▶ **What the task requires**: Below are records; copy every line among them that contains the word "Cout".

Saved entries
^^^^^^^^
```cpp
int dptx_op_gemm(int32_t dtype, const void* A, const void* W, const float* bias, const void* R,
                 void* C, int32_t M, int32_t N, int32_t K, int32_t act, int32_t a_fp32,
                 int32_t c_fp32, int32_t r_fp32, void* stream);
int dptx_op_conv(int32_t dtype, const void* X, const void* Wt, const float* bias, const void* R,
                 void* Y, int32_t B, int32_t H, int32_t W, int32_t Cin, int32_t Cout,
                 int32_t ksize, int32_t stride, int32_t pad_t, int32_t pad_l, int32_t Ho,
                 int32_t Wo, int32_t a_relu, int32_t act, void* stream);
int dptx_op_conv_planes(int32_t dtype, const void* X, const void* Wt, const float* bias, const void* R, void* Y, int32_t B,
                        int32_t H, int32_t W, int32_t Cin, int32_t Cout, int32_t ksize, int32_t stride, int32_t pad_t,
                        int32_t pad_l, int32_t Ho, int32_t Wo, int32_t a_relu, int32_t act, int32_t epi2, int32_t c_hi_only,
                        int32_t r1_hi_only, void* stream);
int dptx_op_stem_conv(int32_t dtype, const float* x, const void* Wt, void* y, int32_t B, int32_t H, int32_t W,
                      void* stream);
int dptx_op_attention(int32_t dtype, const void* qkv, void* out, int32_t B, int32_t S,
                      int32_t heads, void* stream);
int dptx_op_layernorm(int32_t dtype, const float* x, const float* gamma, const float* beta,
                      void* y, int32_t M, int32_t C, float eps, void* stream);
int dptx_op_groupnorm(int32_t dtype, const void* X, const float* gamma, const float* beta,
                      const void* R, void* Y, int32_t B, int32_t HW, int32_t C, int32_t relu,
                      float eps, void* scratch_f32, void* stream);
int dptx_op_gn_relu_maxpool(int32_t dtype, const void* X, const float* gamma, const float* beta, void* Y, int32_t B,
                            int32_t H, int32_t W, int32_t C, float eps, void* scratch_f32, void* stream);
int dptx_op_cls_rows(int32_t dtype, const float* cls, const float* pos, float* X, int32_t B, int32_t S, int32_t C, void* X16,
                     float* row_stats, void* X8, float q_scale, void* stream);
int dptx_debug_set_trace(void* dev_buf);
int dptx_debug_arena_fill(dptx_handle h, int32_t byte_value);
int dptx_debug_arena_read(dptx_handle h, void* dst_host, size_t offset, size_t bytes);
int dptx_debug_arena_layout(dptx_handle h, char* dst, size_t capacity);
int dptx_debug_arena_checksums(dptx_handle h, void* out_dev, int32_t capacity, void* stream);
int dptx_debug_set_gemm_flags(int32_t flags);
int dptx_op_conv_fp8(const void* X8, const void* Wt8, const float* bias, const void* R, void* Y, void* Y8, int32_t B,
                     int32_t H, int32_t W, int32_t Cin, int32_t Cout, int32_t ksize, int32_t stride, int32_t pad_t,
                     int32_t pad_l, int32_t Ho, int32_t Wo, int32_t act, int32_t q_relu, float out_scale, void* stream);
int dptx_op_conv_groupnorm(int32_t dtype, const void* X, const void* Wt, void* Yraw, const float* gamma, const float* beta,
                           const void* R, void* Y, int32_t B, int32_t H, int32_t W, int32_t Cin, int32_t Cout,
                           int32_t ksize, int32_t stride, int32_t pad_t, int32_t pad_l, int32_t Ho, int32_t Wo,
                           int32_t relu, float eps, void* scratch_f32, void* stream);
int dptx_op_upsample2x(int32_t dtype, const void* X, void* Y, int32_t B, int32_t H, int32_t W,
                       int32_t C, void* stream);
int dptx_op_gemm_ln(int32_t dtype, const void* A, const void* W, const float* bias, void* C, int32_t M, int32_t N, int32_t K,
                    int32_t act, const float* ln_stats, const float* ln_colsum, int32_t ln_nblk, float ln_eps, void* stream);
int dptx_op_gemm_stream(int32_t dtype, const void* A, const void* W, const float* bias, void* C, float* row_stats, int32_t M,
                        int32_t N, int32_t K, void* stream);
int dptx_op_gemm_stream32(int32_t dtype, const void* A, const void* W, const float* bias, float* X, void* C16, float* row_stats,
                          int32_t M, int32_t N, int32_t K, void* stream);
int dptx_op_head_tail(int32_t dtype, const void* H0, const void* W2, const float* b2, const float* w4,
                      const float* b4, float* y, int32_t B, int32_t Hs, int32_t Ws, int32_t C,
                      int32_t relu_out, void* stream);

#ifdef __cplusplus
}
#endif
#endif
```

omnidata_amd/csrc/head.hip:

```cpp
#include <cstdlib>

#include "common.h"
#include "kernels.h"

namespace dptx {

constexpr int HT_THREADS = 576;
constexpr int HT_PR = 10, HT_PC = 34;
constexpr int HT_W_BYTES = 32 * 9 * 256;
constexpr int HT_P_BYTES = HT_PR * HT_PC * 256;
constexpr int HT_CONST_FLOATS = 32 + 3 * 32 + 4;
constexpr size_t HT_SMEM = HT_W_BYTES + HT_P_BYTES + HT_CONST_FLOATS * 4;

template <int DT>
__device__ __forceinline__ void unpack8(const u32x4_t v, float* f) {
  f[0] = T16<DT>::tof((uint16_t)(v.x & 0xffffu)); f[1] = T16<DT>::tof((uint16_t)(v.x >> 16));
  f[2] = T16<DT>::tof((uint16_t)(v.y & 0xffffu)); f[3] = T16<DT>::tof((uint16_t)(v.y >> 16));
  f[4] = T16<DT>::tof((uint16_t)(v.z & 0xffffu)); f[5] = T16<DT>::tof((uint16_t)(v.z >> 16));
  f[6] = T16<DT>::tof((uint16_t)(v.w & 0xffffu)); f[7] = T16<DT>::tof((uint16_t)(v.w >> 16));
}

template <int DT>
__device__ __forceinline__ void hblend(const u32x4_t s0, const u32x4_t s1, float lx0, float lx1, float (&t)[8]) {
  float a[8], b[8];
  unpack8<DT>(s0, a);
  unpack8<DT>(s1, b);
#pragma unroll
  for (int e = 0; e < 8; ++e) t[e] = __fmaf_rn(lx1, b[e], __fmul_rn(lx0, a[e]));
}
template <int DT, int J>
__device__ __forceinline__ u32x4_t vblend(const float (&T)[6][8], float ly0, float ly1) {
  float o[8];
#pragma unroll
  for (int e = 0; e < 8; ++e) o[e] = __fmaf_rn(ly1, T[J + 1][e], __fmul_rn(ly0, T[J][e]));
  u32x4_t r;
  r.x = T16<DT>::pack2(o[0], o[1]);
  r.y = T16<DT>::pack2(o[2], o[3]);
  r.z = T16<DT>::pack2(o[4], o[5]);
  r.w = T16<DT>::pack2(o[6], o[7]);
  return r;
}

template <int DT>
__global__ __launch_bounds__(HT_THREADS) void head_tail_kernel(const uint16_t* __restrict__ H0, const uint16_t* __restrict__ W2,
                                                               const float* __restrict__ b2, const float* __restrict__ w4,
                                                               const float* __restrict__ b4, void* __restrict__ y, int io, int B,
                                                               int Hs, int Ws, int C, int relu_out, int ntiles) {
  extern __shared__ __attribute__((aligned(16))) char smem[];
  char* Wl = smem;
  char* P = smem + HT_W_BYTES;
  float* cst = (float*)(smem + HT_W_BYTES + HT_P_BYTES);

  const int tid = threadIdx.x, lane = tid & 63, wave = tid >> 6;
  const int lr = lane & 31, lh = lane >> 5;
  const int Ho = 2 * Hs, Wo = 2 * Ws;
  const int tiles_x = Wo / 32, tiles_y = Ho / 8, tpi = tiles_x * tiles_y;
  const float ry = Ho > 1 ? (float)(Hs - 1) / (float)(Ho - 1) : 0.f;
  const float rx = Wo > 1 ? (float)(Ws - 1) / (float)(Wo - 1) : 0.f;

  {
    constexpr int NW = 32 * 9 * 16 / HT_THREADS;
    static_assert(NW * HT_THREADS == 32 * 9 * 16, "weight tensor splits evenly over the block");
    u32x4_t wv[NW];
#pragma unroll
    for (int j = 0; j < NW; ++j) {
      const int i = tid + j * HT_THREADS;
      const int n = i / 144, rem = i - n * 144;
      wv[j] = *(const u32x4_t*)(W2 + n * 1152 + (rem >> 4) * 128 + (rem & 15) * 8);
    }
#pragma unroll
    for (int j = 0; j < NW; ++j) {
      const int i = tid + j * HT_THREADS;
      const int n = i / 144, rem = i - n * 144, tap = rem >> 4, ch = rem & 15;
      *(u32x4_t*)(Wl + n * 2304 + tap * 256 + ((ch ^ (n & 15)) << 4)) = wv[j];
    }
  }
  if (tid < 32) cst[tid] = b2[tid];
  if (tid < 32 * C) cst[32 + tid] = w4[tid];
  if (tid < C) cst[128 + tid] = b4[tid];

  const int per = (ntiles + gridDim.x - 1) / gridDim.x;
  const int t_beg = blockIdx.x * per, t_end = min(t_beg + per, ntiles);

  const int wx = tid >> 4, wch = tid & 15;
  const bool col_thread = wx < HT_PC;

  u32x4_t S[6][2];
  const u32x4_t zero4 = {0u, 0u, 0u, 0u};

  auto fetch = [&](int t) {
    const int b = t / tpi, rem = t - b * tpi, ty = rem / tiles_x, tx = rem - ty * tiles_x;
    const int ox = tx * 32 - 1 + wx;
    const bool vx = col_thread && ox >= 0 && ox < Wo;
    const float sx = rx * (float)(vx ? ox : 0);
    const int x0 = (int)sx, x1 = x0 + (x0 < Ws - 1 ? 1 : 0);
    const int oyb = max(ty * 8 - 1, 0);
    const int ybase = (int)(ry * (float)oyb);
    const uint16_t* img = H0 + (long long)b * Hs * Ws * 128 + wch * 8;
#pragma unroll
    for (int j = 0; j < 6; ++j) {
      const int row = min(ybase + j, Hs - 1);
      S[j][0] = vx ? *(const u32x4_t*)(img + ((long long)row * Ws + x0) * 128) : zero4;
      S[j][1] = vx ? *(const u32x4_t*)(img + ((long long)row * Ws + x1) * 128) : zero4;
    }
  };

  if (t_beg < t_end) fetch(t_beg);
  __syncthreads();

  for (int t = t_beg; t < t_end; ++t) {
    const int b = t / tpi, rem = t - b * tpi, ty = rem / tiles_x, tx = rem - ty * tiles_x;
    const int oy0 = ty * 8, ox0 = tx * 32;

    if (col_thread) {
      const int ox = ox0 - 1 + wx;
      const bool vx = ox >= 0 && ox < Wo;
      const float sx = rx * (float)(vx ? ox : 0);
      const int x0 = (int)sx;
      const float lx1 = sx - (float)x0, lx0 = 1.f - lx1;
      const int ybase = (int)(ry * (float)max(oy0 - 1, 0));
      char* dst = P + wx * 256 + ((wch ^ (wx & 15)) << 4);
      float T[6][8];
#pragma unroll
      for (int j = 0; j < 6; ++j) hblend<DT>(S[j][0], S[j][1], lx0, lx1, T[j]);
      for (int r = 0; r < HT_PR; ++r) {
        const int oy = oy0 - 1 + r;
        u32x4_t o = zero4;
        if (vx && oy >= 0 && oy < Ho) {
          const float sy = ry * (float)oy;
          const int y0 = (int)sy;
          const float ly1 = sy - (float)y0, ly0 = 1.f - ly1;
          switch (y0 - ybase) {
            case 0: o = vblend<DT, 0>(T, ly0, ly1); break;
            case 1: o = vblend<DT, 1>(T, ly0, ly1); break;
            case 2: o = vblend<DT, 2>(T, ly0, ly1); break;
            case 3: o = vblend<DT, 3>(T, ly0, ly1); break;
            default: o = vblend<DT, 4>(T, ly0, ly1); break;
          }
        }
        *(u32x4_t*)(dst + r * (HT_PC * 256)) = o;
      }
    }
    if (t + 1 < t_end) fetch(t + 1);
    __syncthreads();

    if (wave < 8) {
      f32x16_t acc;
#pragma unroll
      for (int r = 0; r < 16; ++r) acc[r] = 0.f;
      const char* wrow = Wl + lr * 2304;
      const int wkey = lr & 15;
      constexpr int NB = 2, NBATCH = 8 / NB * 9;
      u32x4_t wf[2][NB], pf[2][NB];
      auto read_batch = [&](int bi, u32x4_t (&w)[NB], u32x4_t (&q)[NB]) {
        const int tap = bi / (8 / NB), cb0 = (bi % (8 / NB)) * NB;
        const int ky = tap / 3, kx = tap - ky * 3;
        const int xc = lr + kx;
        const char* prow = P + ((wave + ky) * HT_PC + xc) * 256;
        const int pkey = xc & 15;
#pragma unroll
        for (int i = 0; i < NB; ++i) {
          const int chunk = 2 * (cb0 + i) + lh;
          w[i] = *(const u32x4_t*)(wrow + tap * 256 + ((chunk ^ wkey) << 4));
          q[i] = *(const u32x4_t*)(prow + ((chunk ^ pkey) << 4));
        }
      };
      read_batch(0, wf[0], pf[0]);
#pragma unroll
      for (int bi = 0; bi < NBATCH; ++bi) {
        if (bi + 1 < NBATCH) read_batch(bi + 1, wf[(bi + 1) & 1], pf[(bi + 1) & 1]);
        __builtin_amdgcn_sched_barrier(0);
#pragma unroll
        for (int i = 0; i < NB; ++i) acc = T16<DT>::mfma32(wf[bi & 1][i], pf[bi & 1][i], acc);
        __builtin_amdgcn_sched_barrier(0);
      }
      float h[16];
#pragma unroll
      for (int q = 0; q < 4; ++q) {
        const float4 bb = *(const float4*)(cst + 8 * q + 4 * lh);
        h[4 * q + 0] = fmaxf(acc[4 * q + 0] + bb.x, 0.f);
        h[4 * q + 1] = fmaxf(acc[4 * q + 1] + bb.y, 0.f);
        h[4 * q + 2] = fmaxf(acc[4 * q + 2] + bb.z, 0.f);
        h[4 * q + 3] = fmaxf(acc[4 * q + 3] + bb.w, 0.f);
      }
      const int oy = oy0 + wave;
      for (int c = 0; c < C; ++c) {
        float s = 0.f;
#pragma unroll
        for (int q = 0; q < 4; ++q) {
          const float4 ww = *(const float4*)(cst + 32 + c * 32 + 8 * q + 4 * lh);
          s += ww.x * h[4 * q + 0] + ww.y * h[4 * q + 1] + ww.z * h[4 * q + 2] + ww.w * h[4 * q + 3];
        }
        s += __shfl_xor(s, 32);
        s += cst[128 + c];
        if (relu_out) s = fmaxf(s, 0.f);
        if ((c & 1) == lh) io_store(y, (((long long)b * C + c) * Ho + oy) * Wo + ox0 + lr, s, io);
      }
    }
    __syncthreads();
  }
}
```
^^^^^^^^
▶ **Your response**:
                 void* Y, int32_t B, int32_t H, int32_t W, int32_t Cin, int32_t Cout,
                        int32_t H, int32_t W, int32_t Cin, int32_t Cout, int32_t ksize, int32_t stride, int32_t pad_t,
                     int32_t H, int32_t W, int32_t Cin, int32_t Cout, int32_t ksize, int32_t stride, int32_t pad_t,
                           const void* R, void* Y, int32_t B, int32_t H, int32_t W, int32_t Cin, int32_t Cout,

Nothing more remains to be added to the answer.